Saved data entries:

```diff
+    gemm_stamp(p, wave, lane, 3, stamp_slot);
+    if constexpr (GLU == 2) load_h(0, hbuf);
+    float sx[8], sg[8];
+#pragma unroll
+    for (int e = 0; e < 8; ++e) { sx[e] = 0.f; sg[e] = 0.f; }
+    f32x4 bias[4];
+#pragma unroll
+    for (int nt = 0; nt < 4; ++nt) bias[nt] = f32x4{0.f, 0.f, 0.f, 0.f};
+    if (p.bias) {
+        if constexpr (GLU == 1) {
+#pragma unroll
+            for (int nt = 0; nt < 2; ++nt) {
+                const int j = col0 + 16 * nt + c4;
+                if (j < p.glu_inner) {
+                    bias[nt] = *reinterpret_cast<const f32x4*>(p.bias + j);
+                    bias[2 + nt] = *reinterpret_cast<const f32x4*>(p.bias + p.glu_inner + j);
+                }
+            }
+        } else if constexpr (GLU == 0) {
+#pragma unroll
+            for (int nt = 0; nt < 4; ++nt) {
+                const int gn = col0 + 16 * nt + c4;
+                if (gn < p.N) bias[nt] = *reinterpret_cast<const f32x4*>(p.bias + gn);
+            }
+        }
+    }
+#pragma unroll
+    for (int mt = 0; mt < TM; ++mt) {
+        const int gm = row0 + 16 * mt + li;
+        const bool rok = gm < p.M;
+        if constexpr (GLU == 1) {
+            uint32_t hx[2][2], hg[2][2], av[2][2];
+#pragma unroll
+            for (int nt = 0; nt < 2; ++nt)
+#pragma unroll
+                for (int e = 0; e < 2; ++e) {
+                    hx[nt][e] = pack_bf16x2(acc[mt][nt][2 * e] + bias[nt][2 * e], acc[mt][nt][2 * e + 1] + bias[nt][2 * e + 1]);
+                    hg[nt][e] = pack_bf16x2(acc[mt][2 + nt][2 * e] + bias[2 + nt][2 * e],
+                                            acc[mt][2 + nt][2 * e + 1] + bias[2 + nt][2 * e + 1]);
+                    const float x0 = bf16lo(hx[nt][e]), x1 = bf16hi(hx[nt][e]);
+                    const float g0 = bf16lo(hg[nt][e]), g1 = bf16hi(hg[nt][e]);
+                    av[nt][e] = pack_bf16x2(x0 * siluf_(g0), x1 * siluf_(g1));
+                }
+            const i32x4 ox = pair8(hx[0][0], hx[0][1], hx[1][0], hx[1][1]);
+            const i32x4 og = pair8(hg[0][0], hg[0][1], hg[1][0], hg[1][1]);
+            const i32x4 oa = pair8(av[0][0], av[0][1], av[1][0], av[1][1]);
+            const int j0 = col0 + c8;
+            if (rok && j0 < p.glu_inner) {
+                bf16_t* hp = reinterpret_cast<bf16_t*>(p.C) + (int64_t)gm * p.ldc;
+                *reinterpret_cast<i32x4*>(hp + j0) = ox;
+                *reinterpret_cast<i32x4*>(hp + p.glu_inner + j0) = og;
+                *reinterpret_cast<i32x4*>(static_cast<bf16_t*>(p.glu_aux) + (int64_t)gm * p.glu_inner + j0) = oa;
+            }
+        } else if constexpr (GLU == 2) {
+            i32x4 hcur[2][2];
+#pragma unroll
+            for (int h2 = 0; h2 < 2; ++h2) { hcur[h2][0] = hbuf[h2][0]; hcur[h2][1] = hbuf[h2][1]; }
+            if (mt + 1 < TM) load_h(mt + 1, hbuf);
+            uint32_t dw[4][2];
+#pragma unroll
+            for (int nt = 0; nt < 4; ++nt) {
+                dw[nt][0] = pack_bf16x2(acc[mt][nt][0] * p.alpha, acc[mt][nt][1] * p.alpha);
+                dw[nt][1] = pack_bf16x2(acc[mt][nt][2] * p.alpha, acc[mt][nt][3] * p.alpha);
+            }
+            i32x4 dvr[2];
+            row_trade(pair8(dw[0][0], dw[0][1], dw[1][0], dw[1][1]), pair8(dw[2][0], dw[2][1], dw[3][0], dw[3][1]), hi, dvr[0], dvr[1]);
+#pragma unroll
+            for (int h2 = 0; h2 < 2; ++h2) {
+                const int gmr = row0 + 16 * mt + 8 * h2 + (li & 7);
+                if (gmr < p.M && jt < p.glu_inner) {
+                    const i32x4 xv = hcur[h2][0], gv = hcur[h2][1], dv = dvr[h2];
+                    i32x4 ox, og;
+#pragma unroll
+                    for (int e = 0; e < 4; ++e) {
+                        const float x[2] = {bf16lo((uint32_t)xv[e]), bf16hi((uint32_t)xv[e])};
+                        const float gg[2] = {bf16lo((uint32_t)gv[e]), bf16hi((uint32_t)gv[e])};
+                        const float d[2] = {bf16lo((uint32_t)dv[e]), bf16hi((uint32_t)dv[e])};
+                        float dx[2], dg[2];
+#pragma unroll
+                        for (int q = 0; q < 2; ++q) {
+                            const float sgm = sigmoidf_(gg[q]);
+                            dx[q] = d[q] * gg[q] * sgm;
+                            dg[q] = d[q] * x[q] * sgm * (1.f + gg[q] * (1.f - sgm));
+                        }
+                        ox[e] = (int)pack_bf16x2(dx[0], dx[1]);
+                        og[e] = (int)pack_bf16x2(dg[0], dg[1]);
+                        sx[2 * e] += bf16lo((uint32_t)ox[e]); sx[2 * e + 1] += bf16hi((uint32_t)ox[e]);
+                        sg[2 * e] += bf16lo((uint32_t)og[e]); sg[2 * e + 1] += bf16hi((uint32_t)og[e]);
+                    }
+                    bf16_t* dp = reinterpret_cast<bf16_t*>(p.C) + (int64_t)gmr * p.ldc;
+                    *reinterpret_cast<i32x4*>(dp + jt) = ox;
+                    *reinterpret_cast<i32x4*>(dp + p.glu_inner + jt) = og;
+                }
+            }
+        } else {
+            const int64_t crow = rok ? gemm_crow(p, gm) : 0;
+            uint32_t w[4][2];
+#pragma unroll
+            for (int nt = 0; nt < 4; ++nt) {
+                float v[4] = {acc[mt][nt][0], acc[mt][nt][1], acc[mt][nt][2], acc[mt][nt][3]};
+                const int gn = col0 + 16 * nt + c4;
+                if (rok && gn < p.N) gemm_epilogue4(p, gm, gn, crow, v, true, &bias[nt]);
+                w[nt][0] = pack_bf16x2(v[0], v[1]);
+                w[nt][1] = pack_bf16x2(v[2], v[3]);
+            }
+#pragma unroll
+            for (int pr = 0; pr < 2; ++pr) {
+                const i32x4 o = pair8(w[2 * pr][0], w[2 * pr][1], w[2 * pr + 1][0], w[2 * pr + 1][1]);
+                const int gn = col0 + 32 * pr + c8;
+                if (rok && gn < p.N) *reinterpret_cast<i32x4*>(reinterpret_cast<bf16_t*>(p.C) + crow * p.ldc + gn) = o;
+            }
+        }
+    }
+    if constexpr (GLU == 2) {
+        if (p.glu_dbias) {
+#pragma unroll
+            for (int e = 0; e < 8; ++e) {
+#pragma unroll
+                for (int o = 1; o < 8; o <<= 1) { sx[e] += __shfl_xor(sx[e], o, 64); sg[e] += __shfl_xor(sg[e], o, 64); }
+            }
+            if ((li & 7) == 0 && jt < p.glu_inner) {
+#pragma unroll
+                for (int e = 0; e < 8; ++e) {
+                    atomicAdd(p.glu_dbias + jt + e, sx[e]);
+                    atomicAdd(p.glu_dbias + p.glu_inner + jt + e, sg[e]);
+                }
+            }
+        }
+    }
+    if (p.stamps) {
+        gemm_stamp(p, wave, lane, 4, stamp_slot);
+        asm volatile("s_waitcnt vmcnt(0)" ::: "memory");
+        gemm_stamp(p, wave, lane, 5, stamp_slot);
+    }
+}
+
 #define MFMA16(FA, FB)                                                                                         \
     _Pragma("unroll") for (int mt = 0; mt < 4; ++mt) _Pragma("unroll") for (int nt = 0; nt < 4; ++nt)          \
         acc[mt][nt] = __builtin_amdgcn_mfma_f32_16x16x32_bf16(__builtin_bit_cast(bf16x8, FA[mt]),              \
@@ -683,6 +854,7 @@
 
 
 constexpr int GEMM3_LDS = 2 * (256 + 256) * 128 + 8 * 16 * 64 * 4;
+constexpr int GEMM3_LDS_DIRECT = 2 * (256 + 256) * 128 + 128;
 
 static int kalle_cu_count() {
     static std::atomic<int> cached[64];
@@ -703,6 +875,11 @@
         acc[mt][nt] = __builtin_amdgcn_mfma_f32_16x16x32_bf16(__builtin_bit_cast(bf16x8, FA[mt]),              \
                                                               __builtin_bit_cast(bf16x8, FB[nt]), acc[mt][nt], 0, 0, 0)
 
+#define MFMA32T(FA, FB)                                                                                        \
+    _Pragma("unroll") for (int mt = 0; mt < 8; ++mt) _Pragma("unroll") for (int nt = 0; nt < 4; ++nt)          \
+        acc[mt][nt] = __builtin_amdgcn_mfma_f32_16x16x32_bf16(__builtin_bit_cast(bf16x8, FB[nt]),              \
+                                                              __builtin_bit_cast(bf16x8, FA[mt]), acc[mt][nt], 0, 0, 0)
+
 constexpr int SCHED_SETS = 256;
 constexpr int SCHED_LINE = 32;
 __device__ int kalle_gemm_sched[SCHED_SETS][9 * SCHED_LINE];
@@ -726,6 +903,7 @@
     const int tail_t = kvalid ? (p.K + BK2 - 1) / BK2 - 1 - kt0 : -1;
     constexpr int WN = 4, TM = 8, NW = 8;
     constexpr int BM = 256, BN = 256;
+    constexpr bool DIRECT = !C_F32;
     constexpr int A_BYTES = BM * 128, B_BYTES = BN * 128, STAGE = A_BYTES + B_BYTES;
     extern __shared__ __attribute__((aligned(16))) char smem[];
     const unsigned lds0 = (unsigned)(size_t)LDS_PTR(char, smem);
@@ -807,6 +985,10 @@
         gemm_stamp(p, wave, lane, 1, tile);
 
         i32x4 fa[8], fb[4];
+        auto mfma32 = [&]() {
+            if constexpr (DIRECT) { MFMA32T(fa, fb); }
+            else { MFMA32(fa, fb); }
+        };
         unsigned so_cur = s0;
         int kt = 0;
         ra.template read<0, 8>(so_cur, fa);
@@ -816,21 +998,21 @@
             constexpr bool ISSUE = decltype(issue_c)::value, NEXT = decltype(next_c)::value;
             asm volatile("s_waitcnt lgkmcnt(0)" ::: "memory");
             __builtin_amdgcn_sched_barrier(0);
-            MFMA32(fa, fb);
+            mfma32();
             __builtin_amdgcn_sched_barrier(0);
             ra.template read<1, 8>(so_cur, fa);
             rb.template read<1, 4>(so_cur, fb);
             asm volatile("s_waitcnt lgkmcnt(0)" ::: "memory");
             __builtin_amdgcn_sched_barrier(0);
             if (!late) {
-                MFMA32(fa, fb);
+                mfma32();
                 __builtin_amdgcn_sched_barrier(0);
             }
             asm volatile("s_waitcnt vmcnt(0)" ::: "memory");
             __builtin_amdgcn_s_barrier();
             __builtin_amdgcn_sched_barrier(0);
             if (late) {
-                MFMA32(fa, fb);
+                mfma32();
                 __builtin_amdgcn_sched_barrier(0);
             }
             if constexpr (ISSUE) {
@@ -847,13 +1029,13 @@
         auto last_iteration = [&]() {
             asm volatile("s_waitcnt lgkmcnt(0)" ::: "memory");
             __builtin_amdgcn_sched_barrier(0);
-            MFMA32(fa, fb);
+            mfma32();
             __builtin_amdgcn_sched_barrier(0);
             ra.template read<1, 8>(so_cur, fa);
             rb.template read<1, 4>(so_cur, fb);
             asm volatile("s_waitcnt lgkmcnt(0)" ::: "memory");
             __builtin_amdgcn_sched_barrier(0);
-            MFMA32(fa, fb);
+            mfma32();
             __builtin_amdgcn_sched_barrier(0);
         };
         using T_ = std::true_type;
@@ -881,8 +1063,11 @@
                 if (sched && tid == 0) drawn = sched_issue(sched, blockIdx.x & 7);
             }
         };
-        wave_epilogue<C_F32, TM, GLU>(p, acc, smem + 2 * STAGE, wave, lane, m0 + arow, GLU == 1 ? tn * 128 + wn * 32 : n0 + bcol,
-                                      hook, tile);
+        if constexpr (DIRECT)
+            wave_epilogue_direct<TM, GLU>(p, acc, wave, lane, m0 + arow, GLU == 1 ? tn * 128 + wn * 32 : n0 + bcol, hook, tile);
+        else
+            wave_epilogue<C_F32, TM, GLU>(p, acc, smem + 2 * STAGE, wave, lane, m0 + arow, GLU == 1 ? tn * 128 + wn * 32 : n0 + bcol,
+                                          hook, tile);
         prefetched = has_next;
         s0 = s_last ^ STAGE;
         if constexpr (!PERSIST) break;
@@ -985,7 +1170,7 @@
 
 template <bool A_KM, bool B_KM, bool C_F32, int GLU = 0>
 int launch3(const GemmParams& p, hipStream_t st) {
-    constexpr int lds = GEMM3_LDS;
+    constexpr int lds = C_F32 ? GEMM3_LDS : GEMM3_LDS_DIRECT;
     static std::atomic<uint64_t> lds_ok{0};
     kalle_allow_lds(reinterpret_cast<const void*>(gemm3_kernel<A_KM, B_KM, C_F32, GLU>), lds, lds_ok);
     dim3 grid(p.tiles_m * p.tiles_n, p.splits), block(512);
```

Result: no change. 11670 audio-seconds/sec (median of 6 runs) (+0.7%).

→ **What this task involves**
If a line in the records holds the string "hcur", count it, and give only the total.

→ **Output for this exercise**
3